Pieniądze leżą na ulicy.
To jest pewne. Konkretnie. Ulicą chodzą ludzie. Niemal każdy z nich ma w kieszeni (w torebce) pieniądze. Jeden ma ich więcej, drugi mniej ale zawsze coś mają. Na ulicy ktoś jest i średnio statystycznie można powiedzieć, że pieniądze nie chodzą tylko leżą.
Jest jeszcze druga część tej słynnej formuły, które brzmi: WYSTARCZY SIĘ SCHYLIĆ.
To nie jest niestety prosta sprawa. Tym ludziom z ulicy trzeba zaproponować coś czego chcą (schylić się), żeby zabrać im pieniądze.
Są rożne ulice. W sezonie letnim ulicą, przy której jest mój Antykwariat chodzi wielu ludzi. Wśród nich są bogaci, biedni i przeciętni. Biedni nie rzucają się w oczy. Biednych nie jest łatwo odróżnić od średnio zamożnych. Często nawet menele są przyzwoicie ubrani.
Ludzie kupują lody na patyku i w waflach, piwo regionalne i ogólnoświatowe, baloniki napełniane helem po 20 PLN…
Powiedzenie o leżących na ulicy pieniądzach powstało ponad 100 lat temu. Przez ten czas zmieniła się sytuacja o tyle, że ludzie głównie szukają tego, czego posiadanie wmówiono im jako konieczność.
W moim Antykwariacie kupują książki. Tych czytających jest wystarczająco dużo żeby interes był do przodu, ale czyta bardzo mały procent społeczeństwa. Większość przechodzi obojętnie. A ceny są niskie i konkurencji co kot Kaczyńskiego napłakał.
Przyszła epoka, gdy większość ludzi należy do dwóch zasadniczych grup:
1) Tych, którzy umieją wejść do Wikipedii. i
2) Tych, którzy nie umieją wejść do Wikipedii.
Jedni i drudzy nie posiadają żadnych wiadomości. Może z wyjątkiem części z tego co wczoraj było w telewizji. Nie wiem sam kto jest gorszy.
Ci, którzy nie umieją wejść do Wikipedii są z reguły skromniejsi.
Sytuacja ulega systematycznemu pogorszeniu. – Edukatorzy stawiają na wyuczanie umiejętności. Młody człowiek posiadający konkretne umiejętności znajdzie pracę i będzie posiadającym pieniądze konsumentem.

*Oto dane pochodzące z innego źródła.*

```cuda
template <int THREADS, int CTAS>
__global__ void __launch_bounds__(THREADS, CTAS)
k_gn_loop(const __grid_constant__ GnArgs A) {
  constexpr int WARPS = THREADS / 32;
  extern __shared__ __align__(16) double s_dyn[];
  double* s_stage_all = s_dyn;
  double(*s_red)[64] = reinterpret_cast<double(*)[64]>(s_dyn);
  double(*s_peer)[kAcc] = reinterpret_cast<double(*)[kAcc]>(s_dyn + WARPS * 64);
  static_assert(WARPS * 64 + kMaxPeers * kAcc <= WARPS * kStageTile, "scratch must fit in the staging tiles");
  __shared__ double s_tot[kAcc];
  __shared__ double s_b[6];
  __shared__ double s_X[12], s_Xp[12];
  __shared__ int s_qn, s_rn;
  __shared__ int s_count[WARPS];
  __shared__ unsigned s_plo[kGnPieces], s_pn[kGnPieces];
  GnState* st = A.st;
  const unsigned L = unsigned(A.L);
  const unsigned total = unsigned(A.model.K) * L;
  const bool multi = A.peers.world > 1;
  const unsigned lane = threadIdx.x & 31;
  const unsigned warp = threadIdx.x >> 5;
  double* stage = s_stage_all + warp * kStageTile;
  constexpr unsigned kPieces = kGnPieces;
  unsigned n_b = 0;
#pragma unroll
  for (unsigned p = 0; p < kPieces; ++p) {
    unsigned lo, n;
    gn_stretch(L, gridDim.x, blockIdx.x, p, lo, n);
    if (threadIdx.x == 0) {
      s_plo[p] = lo;
      s_pn[p] = n;
    }
    n_b += n;
  }
  __syncthreads();
  const unsigned t_total = unsigned(A.model.K) * n_b;
  (void) total;
  auto item_of = [&](unsigned t0, unsigned& k, unsigned& q) {
    k = t0 / n_b;
    q = t0 - k * n_b + lane;
    while (q >= n_b) {
      q -= n_b;
      ++k;
    }
    const unsigned j = q;
    q = s_plo[kPieces - 1] + (j - (n_b - s_pn[kPieces - 1]));
    unsigned acc = 0;
#pragma unroll
    for (unsigned p = 0; p + 1 < kPieces; ++p) {
      const unsigned n = s_pn[p];
      if (j >= acc && j < acc + n) q = s_plo[p] + (j - acc);
      acc += n;
    }
  };
  unsigned* s_map = A.map_in_smem ? reinterpret_cast<unsigned*>(s_dyn + WARPS * kStageTile) : nullptr;
  if (s_map) {
    for (unsigned t0 = warp * 32; t0 < t_total; t0 += THREADS) {
      unsigned k, q;
      item_of(t0, k, q);
      s_map[t0 + lane] = (k << 26) | q;
    }
    __syncwarp();
  }

  for (int i = (blockIdx.x * THREADS + threadIdx.x) * 16; i < A.zero_bytes; i += gridDim.x * THREADS * 16)
    *reinterpret_cast<uint4*>(A.zero_next + i) = make_uint4(0, 0, 0, 0);
  if (blockIdx.x == 0 && threadIdx.x < MADICP_MAX_ITERS) {
    st->walked[A.walk_buf ^ 1][threadIdx.x] = 0;
    st->walk_recs[A.walk_buf ^ 1][threadIdx.x] = 0;
  }
  const unsigned memo0 = blockIdx.x * unsigned(A.item_stride);
  auto item_at = [&](unsigned t0, unsigned& k, unsigned& q) {
    if (s_map) {
      const unsigned pk = s_map[t0 + lane];
      k = pk >> 26;
      q = pk & 0x3ffffffu;
    } else {
      item_of(t0, k, q);
    }
  };

  for (int it = 0; it < A.iters; ++it) {
    if (threadIdx.x < 12) {
      double x;
      if (it == 0) {
        x = A.X0[threadIdx.x];
      } else {
        const uint32_t ep = A.pose_epoch + uint32_t(it);
        uint32_t lo, hi, f0, f1;
        do {
          ll_load(&st->X_ll[threadIdx.x], lo, f0, hi, f1);
        } while (f0 != ep || f1 != ep);
        x = __hiloint2double(int(hi), int(lo));
      }
      s_Xp[threadIdx.x] = s_X[threadIdx.x];
      s_X[threadIdx.x] = x;
      if (it == 0 && blockIdx.x == 0) st->X_trace[threadIdx.x] = x;
    }
    if (threadIdx.x == 32) s_qn = 0;
    if (threadIdx.x == 33) s_rn = 0;
    __syncthreads();
    const bool last_round = (it == A.iters - 1);
    double c0 = 0.0, c1 = 0.0;
    long long t_begin = 0;
    if (A.dbg && threadIdx.x == 0) t_begin = clock64();
    const size_t dbg_plane = size_t(MADICP_MAX_ITERS) * gridDim.x, dbg_at = size_t(it) * gridDim.x + blockIdx.x;
    if (A.dbg_cta && threadIdx.x == 0) A.dbg_cta[dbg_plane + dbg_at] = global_ns();

    int n_walked = 0, n_recs = 0;
    for (unsigned t0 = warp * 32; t0 < t_total; t0 += THREADS) {
      unsigned k, q;
      item_at(t0, k, q);
      double v[kStage];
#pragma unroll
      for (int i = 0; i < kStage; ++i) v[i] = 0.0;
      const unsigned t = t0 + lane;
      if (t < t_total) {
        const Moving4 m = load_moving(A.moving + q);
        double mx, my, mz;
        iso_apply(s_X, m.px, m.py, m.pz, mx, my, mz);
        int leaf = -1;
        unsigned start = 0;
        float prefix = __int_as_float(0x7f800000);
        double moved = 0.0;
        if (it > 0 && A.memo_mode) {
          const float have = A.memo_margin[memo0 + t];
          const int last = A.memo_leaf[memo0 + t];
          unsigned ck = 0;
          float ck_up = 0.0f;
          if (A.memo_mode == 2) {
            ck = A.memo_ckpt[memo0 + t];
            ck_up = A.memo_ckpt_up[memo0 + t];
          }
          double bx, by, bz;
          iso_apply(s_Xp, m.px, m.py, m.pz, bx, by, bz);
          const double dx = mx - bx, dy = my - by, dz = mz - bz;
          moved = 1.0001 * sqrt(dx * dx + dy * dy + dz * dz) + 1e-9 + 1e-12 * (fabs(mx) + fabs(my) + fabs(mz));
          const double left = double(have) - moved;
          if (left > 0.0) {
            A.memo_margin[memo0 + t] = __double2float_rd(left);
            leaf = last;
          } else if (ck != 0) {
            const double ck_left = __dsub_rd(__dadd_rd(double(have), double(ck_up)), moved);
            if (ck_left > 0.0) {
              start = ck;
              prefix = __double2float_rd(ck_left);
            }
          }
        }
        if (leaf < 0) {
          double ww_walk;
          const float tau = ckpt_tau(it, moved, m.ball);
          float margin = prefix, ck_margin = 0.0f;
          unsigned ckpt = start;
          leaf = A.memo_mode ? descend_t<true>(A.model, int(k), mx, my, mz, ww_walk, margin, ckpt, ck_margin, tau, n_recs)
                             : descend_t<false>(A.model, int(k), mx, my, mz, ww_walk, margin, ckpt, ck_margin, tau, n_recs);
          if (A.memo_mode) {
            A.memo_leaf[memo0 + t] = leaf;
            A.memo_margin[memo0 + t] = margin;
          }
          if (A.memo_mode == 2) {
            A.memo_ckpt[memo0 + t] = ckpt;
            A.memo_ckpt_up[memo0 + t] = __fsub_rd(ck_margin, margin);
          }
          ++n_walked;
        }
        const double ww = __ldg(A.model.ww + leaf);
        const Rec f = load_rec(A.model.recs + leaf);
        const Moving4 m2 = load_moving(A.moving + q);
        if (linearize_one(s_X, A.P.rho_ker_sqrt, m2, mx, my, mz, f, ww, v) && it >= A.clear_from) {
          if (multi) {
            for (int r = 0; r < A.peers.world; ++r) A.peer_matched[r][q] = 1;
          } else {
            A.matched[q] = 1;
          }
        }
      }
      warp_accumulate(stage, v, c0, c1);
    }
    n_walked = __reduce_add_sync(0xffffffffu, n_walked);
    n_recs = __reduce_add_sync(0xffffffffu, n_recs);
    if (lane == 0 && n_walked) {
      atomicAdd(&s_qn, n_walked);
      atomicAdd(&s_rn, n_recs);
    }
    if (A.dbg && threadIdx.x == 0 && blockIdx.x == 0) A.dbg[it * 8 + 0] = clock64() - t_begin;
    if (A.dbg_cta) {
      __syncthreads();
      if (threadIdx.x == 0) {
        A.dbg_cta[dbg_at] = clock64() - t_begin;
        A.dbg_cta[2 * dbg_plane + dbg_at] = global_ns();
      }
      if (threadIdx.x == 0 && blockIdx.x == 0) A.dbg[it * 8 + 5] = s_qn;
    }
    __syncthreads();
    if (threadIdx.x == 0 && s_qn) {
      atomicAdd(&st->walked[A.walk_buf][it], s_qn);
      atomicAdd(&st->walk_recs[A.walk_buf][it], (unsigned long long) s_rn);
    }
    const uint32_t ep_round = A.pose_epoch + uint32_t(it);
    block_reduce_publish<WARPS>(c0, c1, s_red, A.tiles + size_t(blockIdx.x) * kAcc, ep_round,
                                 it >= A.clear_from, multi);
    if (A.dbg_cta && threadIdx.x == 0) A.dbg_cta[3 * dbg_plane + dbg_at] = global_ns();
    if (blockIdx.x == 0) {
      long long t0 = 0, t1 = 0, t2 = 0;
      if (A.dbg && threadIdx.x == 0) t0 = clock64();
      fold_tiles<THREADS>(A.tiles, gridDim.x, ep_round, s_red, s_tot,
                          (A.dbg_cta && gridDim.x >= 16) ? A.dbg_cta + 4 * dbg_plane + size_t(it) * gridDim.x : nullptr);
      if (A.dbg && threadIdx.x == 0) {
        t1 = clock64();
        A.dbg[it * 8 + 1] = t1 - t_begin;
        A.dbg[it * 8 + 2] = t1 - t0;
        A.dbg[it * 8 + 6] = global_ns();
      }
      if (multi) {
        if (last_round) __threadfence_system();
        peer_allreduce<THREADS>(A.peers, A.peers.epoch_base + uint32_t(it) + 1u, s_tot, s_peer, &st->error);
        if (last_round) __threadfence_system();
      }
      if (last_round) {
        __threadfence();
        int c = 0;
        {
          const uint4* m16 = reinterpret_cast<const uint4*>(A.matched);
          for (int q = threadIdx.x; q < (A.L + 15) / 16; q += THREADS) {
            const uint4 w = __ldcv(m16 + q);
            c += __popc(w.x) + __popc(w.y) + __popc(w.z) + __popc(w.w);
          }
        }
        for (int off = 16; off > 0; off >>= 1) c += __shfl_down_sync(0xffffffffu, c, off);
        if (lane == 0) s_count[warp] = c;
      }
      if (threadIdx.x < 6) s_b[threadIdx.x] = s_tot[threadIdx.x * 8 + 6];
      __syncthreads();
      if (last_round && threadIdx.x >= 32) {
        if (threadIdx.x == 32) unpack_Hb(s_tot, st->H, st->b);
        if (threadIdx.x == 64) st->weight = inv_det6_dev(s_tot, 8);
        if (threadIdx.x == 96) {
          int c = 0;
          for (int w2 = 0; w2 < WARPS; ++w2) c += s_count[w2];
          st->n_matched = c;
        }
      }
      if (threadIdx.x == 0) {
        if (A.dbg) t2 = clock64();
        double Xn[12];
        gn_update_pose(s_tot, 8, s_b, s_X, Xn);
        if (!last_round) {
          const uint32_t ep = ep_round + 1u;
#pragma unroll
          for (int i = 0; i < 12; ++i) ll_store(&st->X_ll[i], Xn[i], ep);
        }
#pragma unroll
// ... 22 lines not shown
```

### mad_icp_b200/csrc/kernels.cuh

```cuda
#pragma once
#include <cuda_runtime.h>
#include <stdint.h>

#include "../../include/madicp_b200.h"
#include "arith.h"
#include "solve6.h"

namespace madicp {

constexpr int kMaxSlots = 64;
constexpr int kStepBlock = 256;
constexpr int kAcc = 48;
constexpr int kStage = 8;
constexpr int kStageItems = 16;
constexpr int kStagePitch = 20;
constexpr int kStageTile = kStage * kStagePitch;
constexpr int kMaxPeers = 16;
constexpr int kMailboxSlots = 2;

struct __align__(16) FastRec {
  float dx, dy, dz, c;
};
static_assert(sizeof(FastRec) == 16, "FastRec must be one 128-bit load");

constexpr float kBoundC = 1.0e-6f;

struct __align__(32) QuadRec {
  FastRec p0, p1, p2;
  int bfs0;
  int child0;
  int pad[2];
};
static_assert(sizeof(QuadRec) == 64, "QuadRec must be four 128-bit loads");

struct ModelView {
  const madtree_rec_t* recs;
  const QuadRec* quad;
  const double* ww;
  int broot[kMaxSlots];
  int qroot[kMaxSlots];
  int K;
};
constexpr unsigned kLeafMarker = 0x7fc0beefu;

struct IcpParams {
  double min_ball, rho_ker_sqrt, b_ratio;
};

struct __align__(32) Moving4 {
  double px, py, pz, ball;
};

struct LeafGather {
  const madtree_rec_t* recs;
  const int* leaf_of;
  int out, n_leaves, has_pose, pad;
  double X[12];
};

struct CloudOut {
  const double* xyz;
  const int32_t* idx;
  long long n;
  int has_pose, pad;
  double X[12];
};

struct __align__(16) LLCell {
  uint32_t lo, flag_lo, hi, flag_hi;
};

__device__ __forceinline__ void ll_store(LLCell* p, double v, uint32_t epoch) {
  asm volatile("st.volatile.global.v4.u32 [%0], {%1,%2,%3,%4};" ::"l"(p), "r"(uint32_t(__double2loint(v))), "r"(epoch),
               "r"(uint32_t(__double2hiint(v))), "r"(epoch) : "memory");
}
__device__ __forceinline__ void ll_load(const LLCell* p, uint32_t& lo, uint32_t& f0, uint32_t& hi, uint32_t& f1) {
  asm volatile("ld.volatile.global.v4.u32 {%0,%1,%2,%3}, [%4];" : "=r"(lo), "=r"(f0), "=r"(hi), "=r"(f1) : "l"(p) : "memory");
}

struct GnState {
  int ticket;
  int clear_from;
  int n_matched;
  int error;
  double X_in[12];
  double X_out[12];
  double H[36];
  double b[6];
  double weight;
  double X_trace[(MADICP_MAX_ITERS + 1) * 12];
  int walked[2][MADICP_MAX_ITERS];
  unsigned long long walk_recs[2][MADICP_MAX_ITERS];
  LLCell X_ll[12];
};

struct Mailbox {
  LLCell cell[kMailboxSlots][kMaxPeers][kAcc];
};

struct PeerView {
  Mailbox* box[kMaxPeers];
  int rank, world;
  uint32_t epoch_base;
};

struct Rec {
  double mx, my, mz, dx, dy, dz, bbox0;
  int link;
};

__device__ __forceinline__ void ld_nc_f64x2(const void* p, double& a, double& b) {
  asm volatile("ld.global.nc.v2.f64 {%0,%1}, [%2];" : "=d"(a), "=d"(b) : "l"(p));
}
__device__ __forceinline__ void ld_nc_f32x4(const void* p, float& a, float& b, float& c, float& d) {
  asm volatile("ld.global.nc.v4.f32 {%0,%1,%2,%3}, [%4];" : "=f"(a), "=f"(b), "=f"(c), "=f"(d) : "l"(p));
}
__device__ __forceinline__ void ld_nc_s32x4(const void* p, int& a, int& b, int& c, int& d) {
  asm volatile("ld.global.nc.v4.s32 {%0,%1,%2,%3}, [%4];" : "=r"(a), "=r"(b), "=r"(c), "=r"(d) : "l"(p));
}
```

Brak wiedzy spowoduje, że politycy będą mogli z łatwością manipulować jego zachowaniami.
To wygląda na niejawny ale prawdziwy cel reform robionych w edukacji na poziomie podstawowym, średnim i wyższym.
Efektem tego systemu są świetni wąscy specjaliści (restauratorzy, operatorzy dźwigów, mechanicy samochodowi ale także informatycy i lekarze), którzy wypowiadają się z zadufaniem na różne tematy, o których jeżeli w ogóle cokolwiek wiedzą, to tyle ile przeczytali w Wikipedii.
To jest niebezpieczne.
Przeczytaj: >>> Oświata czy edukacja?
Adam Jezierski
Wydaje mi się (podkreślam, że wydaje mi się) iż nadejdzie czas, gdy książki papierowe otrzymają swoją wysoką rangę!! Trzeba poczekać gdy przestaną być drukowane. Wtedy dla popisania się i dla ich ewentualnej wartości będą umieszczane na półkach w salonach. Albo wzorem amerykańskim (USA) będą robione tekturowe oprawy (imitacja) i jako tańsze stawiane na półkach.
Masz wiele racji, bo nawet ludzie z dyplomami wyższych uczelni czytanie uważają za niepotrzebne. „Na studiach dość się naczytałem/am”. Tak się przechwalają!!!
Co do Wikipedii, to bywa czasami przydatna. Gdy zna się historię, wydarzenie, a brakuje np. daty to Wiki podpowie i nie trzeba sięgać po książkę. Jeśli w ogóle ma się ją na półce.
Oświata – to działania, które zostały wyrzucone poza nawias społeczeństwa.
Wykształconych u nas sporo. I tak Jan Szyszko dr z habilitacją, Jarosław Kaczyński i Andrzej Duda doktorzy praw. Wyedukowani….. ale czy oświeceni wiedzą?
Kiedyś mówiło się:
uczony, szkolony a gamoń ……y.
Wikipedia jest super, jeśli poszukiwań na niej się nie kończy. To dobry start. Później trzeba szukać każdego nazwiska, daty i wydarzenia tam opisywanego, nie ograniczając się już do samego portalu.